Figure 1 shows that the power (i.e., the true positive rate (TPR) values) increases with larger sample sizes. For 400 subjects and 50% missing values, which are the characteristics of the colorectal cancer study, there are distinct clusters of TPR and FDR values: Full, KNN dependent and Case deletion methods cluster separately, whereas the KNN independent, MCMC, and EM methods are grouped together. Although the KNN dependent method has slightly lower power than the other imputation methods (the TPR values are in the range of 0.93-0.98 for 400 subjects and 50% missing), it controls the FDR values below the threshold of 0.05, which is represented by red dotted lines in the figures. The KNN independent method, the MCMC and the EM algorithms have the highest power (the TPR values are in the range of 0.985-1 for 400 subjects and 50% missing), but lack control of FDR, i.e. the FDR values cross the threshold of 0.05 for all number of subjects and missing percentages. The case deletion method shows the lowest power, but maintains control of the FDR for all number of subjects and percentages of missing values4.
Depending on the study goals, researchers could select the conventional KNN or the multiple imputations methods that ignore the imputation-induced dependence to achieve more statistical power (with controlling the false discovery rate at 0.05) but risk a higher proportion of false discoveries. Otherwise, they could use the KNN dependent method that considers the dependence to have moderate loss of power but lower risk of false discoveries. In addition, the KNN dependent method is a non-parametric, robust, and computationally efficient.

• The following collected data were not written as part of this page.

### lamejs_amd/csrc/lhip_pipeline_sim.h

```cpp
#pragma once
#ifdef LHIP_WAVESIM
#define WAVE_RUN(...) wsim::run([&](int lane_) { __VA_ARGS__; })
#else
#define WAVE_RUN(...) do { const int lane_ = 0; __VA_ARGS__; } while (0)
#endif
#ifdef LHIP_WAVESIM
#define QUANT_RUN(chain_) do { if (pair) wsim::run_block(2, [&](int wave_, int lane_) { kb_quant<1, 0, 1>(T, ts.pb10, W, dSD, b, chain_, lane_, LQ2[wave_], QT, wave_, mbox); }); \
                       else WAVE_RUN(kb_quant<0, 0, 1>(T, ts.pb10, W, dSD, b, chain_, lane_, LQ, QT)); } while (0)
#else
#define QUANT_RUN(chain_) WAVE_RUN(kb_quant<0, 0, 1>(T, ts.pb10, W, dSD, b, chain_, lane_, LQ, QT))
#endif
static void gain_sim_run(const Tables& T, const Workspace& W, const StreamDesc* SD, const StreamIO* IO, const GainDesc* D, int S, int stage_blocks, int waves) {
    static thread_local float LG[LHIP_NL * 2 * GAIN_STRIDE];
    for (int b = 0; b < stage_blocks; b++) { const int s = gain_find_stream<true>(D, S, b); for (int t = 0; t < GAIN_STAGE_NT; t++) kb_gain_stage(T, W, SD, IO, D, s, (int64_t)(b - D[s].blk0) * GAIN_STAGE_NT + t); }
    for (int b = 0; b < waves; b++) {
        const int s = gain_find_stream<false>(D, S, b);
        if (D[s].channels == 2) WAVE_RUN(kb_gain<2>(D, s, b - D[s].wave0, lane_, LG)); else WAVE_RUN(kb_gain<1>(D, s, b - D[s].wave0, lane_, LG));
    }
}
enum { PROBE_SIM_WAVES = 3 };
static void quant_probe_sim_run(const Tables& T, const PowBase& pb, const ProbeIn* in, ProbeOut* out, int n, int grid) {
    static thread_local QuantLds LP[PROBE_SIM_WAVES]; static thread_local QuantTabs QT;
    q_load_tabs(T, QT, 0, 1);
    for (int b = 0; b < grid; b++)
        for (int r = b; r < n; r += grid) WAVE_RUN(kb_quant_probe(T, pb, in, out, r, lane_, LP[b], QT));
}
static inline bool g_kt_on_() { return false; }
static bool collect_kernel_times(void*) { return true; }
static bool collect_repair_stats(Context*, BatchPlan&, bool, const int32_t*) { return true; }
static bool run_pipeline(Context* ctx, BatchPlan& P) {
    const TableSet& ts = *P.ts; const Tables& T = ts.T; Workspace& W = P.W; const std::vector<StreamDesc>& sd = P.sd;
    const StreamDesc* dSD = P.dSD; const StreamIO* dIO = P.dIO;
    const int S = P.S, C = T.channels_out, ngs = P.ngs, nfs = P.nfs, nfr = P.nfr; const bool resv = P.resv, use_frame = P.use_frame;
    int64_t& repaired = P.repaired; int64_t& iters = P.iters;
    if (P.count_f32) g_rejected = (int64_t)kb_count_rejected(dIO, S, T.channels_in, T.pcm_limit, 0, 1);
    if (P.ingest_tiles > 0) {
        P.paths |= LHIP_PATH_INGEST;
        alignas(16) static thread_local uint8_t LI[ING_WINDOW];
        unsigned long long bad = 0;
        for (int b = 0; b < P.ingest_tiles; b++) { const int s = ingest_find_stream(P.dING, S, b); WAVE_RUN(const unsigned r = kb_ingest(P.dING, s, (int64_t)b - P.dING[s].blk0, lane_, LI, T.pcm_limit); if (lane_ == 0) bad += r); }
        if (P.count_rej) g_rejected += (int64_t)bad;
    }
    static thread_local PsyALds LA; static thread_local PsyBLds4 LB; static thread_local MdctLds LM; static thread_local PolyLds LP; static thread_local QuantLds LQ; static thread_local BitsLds LBi; static thread_local QuantTabs QT;
    q_load_tabs(T, QT, 0, 1);
    if (use_frame) {
        P.paths |= resv ? LHIP_PATH_FRAME_RESV : LHIP_PATH_FRAME;
        const int NW = FR_WAVES;
        alignas(16) static thread_local unsigned char UL[FR_WAVES][FR_LDS_PER_WAVE]; static thread_local int fmbox[12]; static thread_local CountShare fcs[2];
        for (int s = 0; s < S; s++) {
            fcs[0].state = CS_IDLE; fcs[1].state = CS_IDLE;
#ifdef LHIP_WAVESIM
            wsim::run_block(NW, [&](int wave_, int lane_) {
                for (int stage = 0; stage < FR_STAGES; stage++) {
                    if (resv ? frame_stage_empty<1>(stage, T) : frame_stage_empty<0>(stage, T)) continue;
                    if (resv) kb_frame_stage<1, 1>(stage, T, ts.pb10, W, dSD, dIO, s, wave_, NW, lane_, UL[wave_], QT, fmbox, fcs);
                    else kb_frame_stage<0, 1>(stage, T, ts.pb10, W, dSD, dIO, s, wave_, NW, lane_, UL[wave_], QT, fmbox, fcs);
                    wg_barrier();
                }
            });
#else
            for (int stage = 0; stage < FR_STAGES; stage++)
                for (int wv = 0; wv < NW; wv++) {
                    if (resv) kb_frame_stage<1, 0>(stage, T, ts.pb10, W, dSD, dIO, s, wv, NW, 0, UL[wv], QT, fmbox);
                    else kb_frame_stage<0, 0>(stage, T, ts.pb10, W, dSD, dIO, s, wv, NW, 0, UL[wv], QT, fmbox);
                }
#endif
        }
        if (resv) for (int s = 0; s < S; s++) if (sd[s].flush) P.paths |= LHIP_PATH_RESV_FLUSH;
        if (resv) for (int s = 0; s < S; s++) if (sd[s].flush) WAVE_RUN(kb_resv_flush(T, W, s, lane_, LBi, dIO[s].state->rv, W.out_bytes + s));
    } else {
    P.paths |= LHIP_PATH_SEPARATE | (T.rs_ratio != 1 ? LHIP_PATH_PREP : 0) | (T.psy_channels == 4 ? LHIP_PATH_PSY4 : 0);
    for (int s = 0; s < S; s++) WAVE_RUN(kb_load(T, W, dSD, dIO, s, lane_));
    if (T.rs_ratio != 1) kb_prep(T, W, dSD, dIO, S, 0, 1);
    for (int b = 0; b < ngs * C; b++) WAVE_RUN(kb_psyA(T, W, dSD, dIO, b / C, b % C, lane_, LA));
    if (T.psy_channels == 4) for (int b = 0; b < ngs * 2; b++) WAVE_RUN(kb_psyA(T, W, dSD, dIO, b / 2, 2 + b % 2, lane_, LA));
    for (int b = 0; b < ngs; b++) kb_scan_raw(T, W, dSD, b);
    for (int b = 0; b < ngs; b++) kb_scan_attack(T, W, dSD, b);
    for (int b = 0; b < ngs; b++) kb_scan_blocktype(T, W, dSD, b);
#ifdef LHIP_WAVESIM
    { static thread_local AthLds LAth; for (int s = 0; s < S; s++) wsim::run_block(ATH_NT / 64, [&](int wave_, int lane_) { kb_scan_ath(T, W, dSD, s, 64 * wave_ + lane_, LAth); }); }
#else
    { static thread_local AthLds LAth; for (int s = 0; s < S; s++) kb_scan_ath(T, W, dSD, s, 0, LAth); }
#endif
    if (!resv) for (int b = 0; b < ngs; b++) WAVE_RUN(kb_psyB<4>(T, ts.pb10, W, dSD, b, lane_, LB, -1));
    for (int b = 0; b < (ngs * C + POLY_PER_WAVE - 1) / POLY_PER_WAVE; b++) WAVE_RUN(kb_polyphase(T, W, dSD, dIO, b, ngs * C, lane_, LP));
    for (int b = 0; b < ngs; b++) WAVE_RUN(kb_mdct(T, W, dSD, b, lane_, LM));
    if (resv) {
#ifdef LHIP_WAVESIM
        P.paths |= LHIP_PATH_RESV_STREAM_HELPERS;
#else
        P.paths |= LHIP_PATH_RESV_STREAM_NOHELPERS;
#endif
        alignas(16) static thread_local unsigned char RU[RS_WAVES][RS_LDS_PER_WAVE]; static thread_local int rmbox[4]; static thread_local CountShare rcs[2];
        for (int s = 0; s < S; s++) {
            ResvState RV = dIO[s].state->rv;
            int32_t nout = 0;
            const int F = sd[s].nframes;
#ifdef LHIP_WAVESIM
            wsim::run_block(RS_WAVES, [&](int wave_, int lane_) {
                for (int k = 0; k <= F; k++)
                    for (int stage = 0; stage < RS_STAGES; stage++) { kb_resv_stage<1>(stage, T, ts.pb10, W, dSD, s, k, F, wave_, lane_, RU[wave_], QT, rmbox, RV, &nout, rcs); wg_barrier(); }
                if (wave_ == 3 && sd[s].flush) kb_resv_flush(T, W, s, lane_, *(BitsLds*)RU[3], RV, &nout);
            });
#else
            for (int k = 0; k <= F; k++)
                for (int stage = 0; stage < RS_STAGES; stage++)
                    for (int wv = 0; wv < RS_WAVES; wv++) kb_resv_stage<0>(stage, T, ts.pb10, W, dSD, s, k, F, wv, 0, RU[wv], QT, rmbox, RV, &nout);
            if (sd[s].flush) kb_resv_flush(T, W, s, 0, *(BitsLds*)RU[3], RV, &nout);
#endif
            dIO[s].state->rv = RV;
            W.out_bytes[s] = nout;
        }
    } else {
#ifdef LHIP_WAVESIM
    static thread_local QuantLds LQ2[2]; static thread_local int mbox[4];
    static const int pair_max = []() { const char* e = getenv("LAMEJS_HIP_PAIR_MAX_FRAMES"); return e ? atoi(e) : 12; }();
    const bool pair = (C == 2 && nfs <= pair_max);
#endif
    const bool fastq = ts.fast && fast_quant_allowed();
#ifdef LHIP_WAVESIM
    P.ql.workgroups = (!fastq && pair) ? nfs : 1; P.ql.waves = (!fastq && pair) ? 2 : 8; P.ql.kernel = fastq ? QL_FAST : pair ? QL_PAIR : QL_PERSISTENT; P.ql.pair = fastq ? C == 2 : pair;
#else
    P.ql.workgroups = 1; P.ql.waves = 3; P.ql.kernel = fastq ? QL_FAST : QL_PERSISTENT; P.ql.pair = fastq && C == 2;
#endif
    P.ql.nfs = nfs; P.ql.skip = ts.skip_tail;
#ifdef LHIP_WAVESIM
    P.paths |= fastq ? LHIP_PATH_QUANT_FAST : pair ? LHIP_PATH_QUANT_PAIR : LHIP_PATH_QUANT_PERSISTENT;
#else
    P.paths |= fastq ? LHIP_PATH_QUANT_FAST : LHIP_PATH_QUANT_PERSISTENT;
#endif
    if (fastq) {
#if defined(LHIP_WAVESIM)
        static thread_local QuantLds LF[8]; static thread_local FastPair FP[4];
        int ctr = 0;
        memset(FP, 0, sizeof FP);
        wsim::run_block(8, [&](int wave_, int lane_) {
            int hint[3] = {-1, -1, -1};
            for (int round = 1;; round++) {
                int f = 0;
                if (C == 2) {
                    FastPair& fp = FP[wave_ >> 1];
                    if ((wave_ & 1) == 0) { if (lane_ == 0) f = ctr++; f = wave_bcast(f, 0); fast_pair_publish_slot(fp, round, f, lane_); }
                    else f = fast_pair_await_slot(fp, round, lane_);
                    if (f >= nfs) break;
                    kb_quant_fast<1, 1>(T, ts.pb10, W, dSD, f, lane_, LF[wave_], QT, hint, wave_ & 1, &fp, round);
                } else {
                    if (lane_ == 0) f = ctr++;
                    f = wave_bcast(f, 0);
                    if (f >= nfs) break;
                    kb_quant_fast<0, 1>(T, ts.pb10, W, dSD, f, lane_, LF[wave_], QT, hint);
                }
            }
        });
#else
        int hints[3][3] = {{-1, -1, -1}, {-1, -1, -1}, {-1, -1, -1}};
        for (int b = 0; b < nfs; b++) WAVE_RUN(kb_quant_fast<0, 1>(T, ts.pb10, W, dSD, b, lane_, LQ, QT, hints[b % 3]));
#endif
    } else
#if defined(LHIP_WAVESIM)
    if (!pair) {
        static thread_local QuantLds LQ8[8]; static thread_local TailShare TS;
        int ctr = 0;
        TS.drawing = 8; for (int w = 0; w < 8; w++) TS.offer[w].state = 0;
        wsim::run_block(8, [&](int wave_, int lane_) {
            int hint[3] = {-1, -1, -1};
            for (;;) {
                int f = 0;
                if (lane_ == 0) f = ctr++;
                f = wave_bcast(f, 0);
                if (f >= nfs) break;
                kb_quant_th<1>(T, ts.pb10, W, dSD, f, lane_, LQ8[wave_], QT, hint, TS, wave_);
            }
            if (C == 2) tail_help<1>(T, ts.pb10, W, dSD, lane_, LQ8, wave_, 8, QT, TS);
        });
    } else
#endif
    {
        int hints[3][3] = {{-1, -1, -1}, {-1, -1, -1}, {-1, -1, -1}};
        for (int b = 0; b < nfs; b++) {
#ifdef LHIP_WAVESIM
            if (pair) { QUANT_RUN(0); continue; }
            int hl[64][3];
            for (int l = 0; l < 64; l++) for (int q = 0; q < 3; q++) hl[l][q] = hints[b % 3][q];
            WAVE_RUN(kb_quant<0, 0, 1>(T, ts.pb10, W, dSD, b, 0, lane_, LQ, QT, -1, nullptr, nullptr, hl[lane_]));
            for (int l = 1; l < 64; l++) for (int q = 0; q < 3; q++) if (hl[l][q] != hl[0][q]) { set_err("wavesim: seed hint not wave-uniform"); return false; }
            for (int q = 0; q < 3; q++) hints[b % 3][q] = hl[0][q];
#else
            WAVE_RUN(kb_quant<0, 0, 1>(T, ts.pb10, W, dSD, b, 0, lane_, LQ, QT, -1, nullptr, nullptr, hints[b % 3]));
#endif
        }
    }
    for (;;) {
        W.nflagged[0] = 0; W.nflagged[1] = 0;
        for (int b = 0; b < nfs; b++) kb_validate_fast(T, W, dSD, b);
        for (int i = 0; i < W.nflagged[1]; i++) WAVE_RUN(kb_validate<1>(T, ts.pb10, W, dSD, W.slow_list[i], lane_, LQ, QT));
        const int nf = W.nflagged[0];
        if (nf == 0) break;
        repaired += nf; iters++;
        for (int b = 0; b < nfs; b++) QUANT_RUN(1);
        if (iters > nfr + 2) { set_err("seed-chain repair did not converge"); return false; }
    }
    for (int b = 0; b < nfs; b++) WAVE_RUN(kb_bits(T, W, dSD, b, lane_, LBi));
    }
    for (int s = 0; s < S; s++) WAVE_RUN(kb_save(T, W, dSD, dIO, s, lane_));
    }
    if (P.crc_mode == 2) {
        P.paths |= LHIP_PATH_OUT_CRC;
        const CrcDesc* D = (const CrcDesc*)ctx->ws.crc_desc.p; uint32_t* part = (uint32_t*)ctx->ws.crc_part.p;
        for (int b = 0; b < P.crc_parts; b++) { const int s = crc_find_stream(D, S, b); WAVE_RUN(kb_out_crc(D, s, b - D[s].part0, lane_, part)); }
        for (int s = 0; s < S; s++) WAVE_RUN(kb_crc_fold(D, s, lane_, part, P.crc_dst));
    }
    if (P.gain.stage_blocks > 0) {
        P.paths |= LHIP_PATH_GAIN;
        gain_sim_run(T, W, dSD, dIO, P.dGD, S, P.gain.stage_blocks, P.gain.waves);
    }
    return true;
}
#undef QUANT_RUN
#undef WAVE_RUN
```

Before: 2.388 million frames/s.

## Split psychoacoustic stage A and skip short-block analysis when no short blocks follow

For large non-reservoir batches, psyA is split into part 1, which runs before the block-type scans, and part 2, which runs after them. Part 2 and psyB then skip the short-window FFT, energy, spreading and threshold work whenever the neighbouring granules are not SHORT_TYPE. This removes most short-block computation for tonal input such as sine waves, at the cost of one extra kernel launch and some re-staging of data between the parts. The diff also replaces the context scan used for stats lookup with a cached last-batch pointer.

Result: faster. 2.447 million frames/s, median of 6 (+2.5%).

```diff
diff --git a/lamejs_amd/csrc/k_psy.h b/lamejs_amd/csrc/k_psy.h
--- a/lamejs_amd/csrc/k_psy.h
+++ b/lamejs_amd/csrc/k_psy.h
@@ -129,6 +129,18 @@
 #endif
 }
 
+LHIP_DEV int psy_need_s(const Tables& T, const Workspace& W, const StreamDesc& sd, int gslot) {
+    if (gslot >= sd.gslot0 + T.mode_gr * sd.nframes) return 1;
+    const int C = T.channels_out;
+    int s = 0;
+    for (int ch = 0; ch < C; ch++) s |= W.blocktype[(int64_t)(gslot + 1) * C + ch] == SHORT_TYPE;
+    return uni(s);
+}
+LHIP_DEV int psy_need_f(const Tables& T, const Workspace& W, const StreamDesc& sd, int gslot) {
+    if (psy_need_s(T, W, sd, gslot)) return 1;
+    return psy_need_s(T, W, sd, gslot + 1);
+}
+
 template <int F32, int UNIT, int MIX>
 LHIP_DEV void psya_stage_new(const PcmSrc& P, int first, int lane, float* fz) {
     typedef typename std::conditional<F32 != 0, float, int16_t>::type elem_t;
@@ -166,8 +178,9 @@
     }
 }
 
-template <int PART = 0>
+template <int PART = 0, int LAZY = 0>
 LHIP_DEV void kb_psyA(const Tables& T, const Workspace& W, const StreamDesc* SD, const StreamIO* IO, int gslot, int ch, int lane, PsyALds& L) {
+    static_assert(LAZY == 0 || PART == 2, "the lazy form reads the block types: it exists for part 2 behind the scans only");
     const int C = T.channels_out, Cp = T.psy_channels;
     const int st = W.gslot_stream[gslot];
     const StreamDesc sd = SD[st];
@@ -198,6 +211,7 @@
     PSY_DECL();
     PSY_STAMP(0);
 
+    const bool shortw = LAZY ? psy_need_f(T, W, sd, gslot) != 0 : true;
     if (PART == 4) goto psya_tail;
     if (PART == 0 || PART == 1) {
         const float* fir = L.fz + 397;
@@ -256,14 +270,15 @@
     PSY_STAMP(1);
     if (ch >= 2) {
         const float* fl = W.fht + (int64_t)gslot * 2 * FHT_STRIDE;
-        for (int i = lane; i < FHT_STRIDE; i += LHIP_NL) {
+        const int nfht = shortw ? FHT_STRIDE : BLKSIZE;
+        for (int i = lane; i < nfht; i += LHIP_NL) {
             const double l = fl[i], r = fl[FHT_STRIDE + i];
             const float v = (ch == 2) ? (float)((l + r) * LHIP_SQRT2 * 0.5) : (float)((l - r) * LHIP_SQRT2 * 0.5);
             if (i < BLKSIZE) L.fz[fzp(i)] = v; else (&L.fs[0][0])[fzp(i - BLKSIZE)] = v;
         }
         wave_sync();
     } else {
-    for (int it = lane; it < 3 * (BLKSIZE_s / 8); it += LHIP_NL) {
+    if (shortw) for (int it = lane; it < 3 * (BLKSIZE_s / 8); it += LHIP_NL) {
         const int b = it / (BLKSIZE_s / 8), j = it - b * (BLKSIZE_s / 8);
         const int k = (576 / 3) * (b + 1);
         const int i = T.fft_rv_tbl[j << 2] & 0xff;
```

Our highly trained Precision Statistics® approach used by the team at BSSI is devoted to addressing our clients’ needs by offering sound statistical methods. Through implementing up-to-date imputation methods we accurately predict missing values and account for uncertainty in the imputed data while considering the demographic, clinical, general health, genetic, and lifestyle variables, as well as other biologically related information.
- Stevens J.R., Suyundikov A., and Slattery M.L. Accounting for Missing Data in Clinical Research. Journal of the American Medical Association 2016, 315(5):517-518.
- Troyanskaya O., Cantor M., Sherlock G., Brown P., Hastie T., Tibshirani R., et al. Missing value estimation methods for DNA microarrays. Bioinformatics 2001;17(6): 520-525.
- Newgard C.D., Lewis R.J. Missing data: how to best account for what is not known. JAMA 20015:314(9):940-941.
- Suyundikov A., Stevens J.R., Corcoran C., Herrick J., Wolff R.K., and Slattery M.L. Incorporation of subject-level covariates in quantile normalization of miRNA data. BMC Genomics 2015, 16:1045.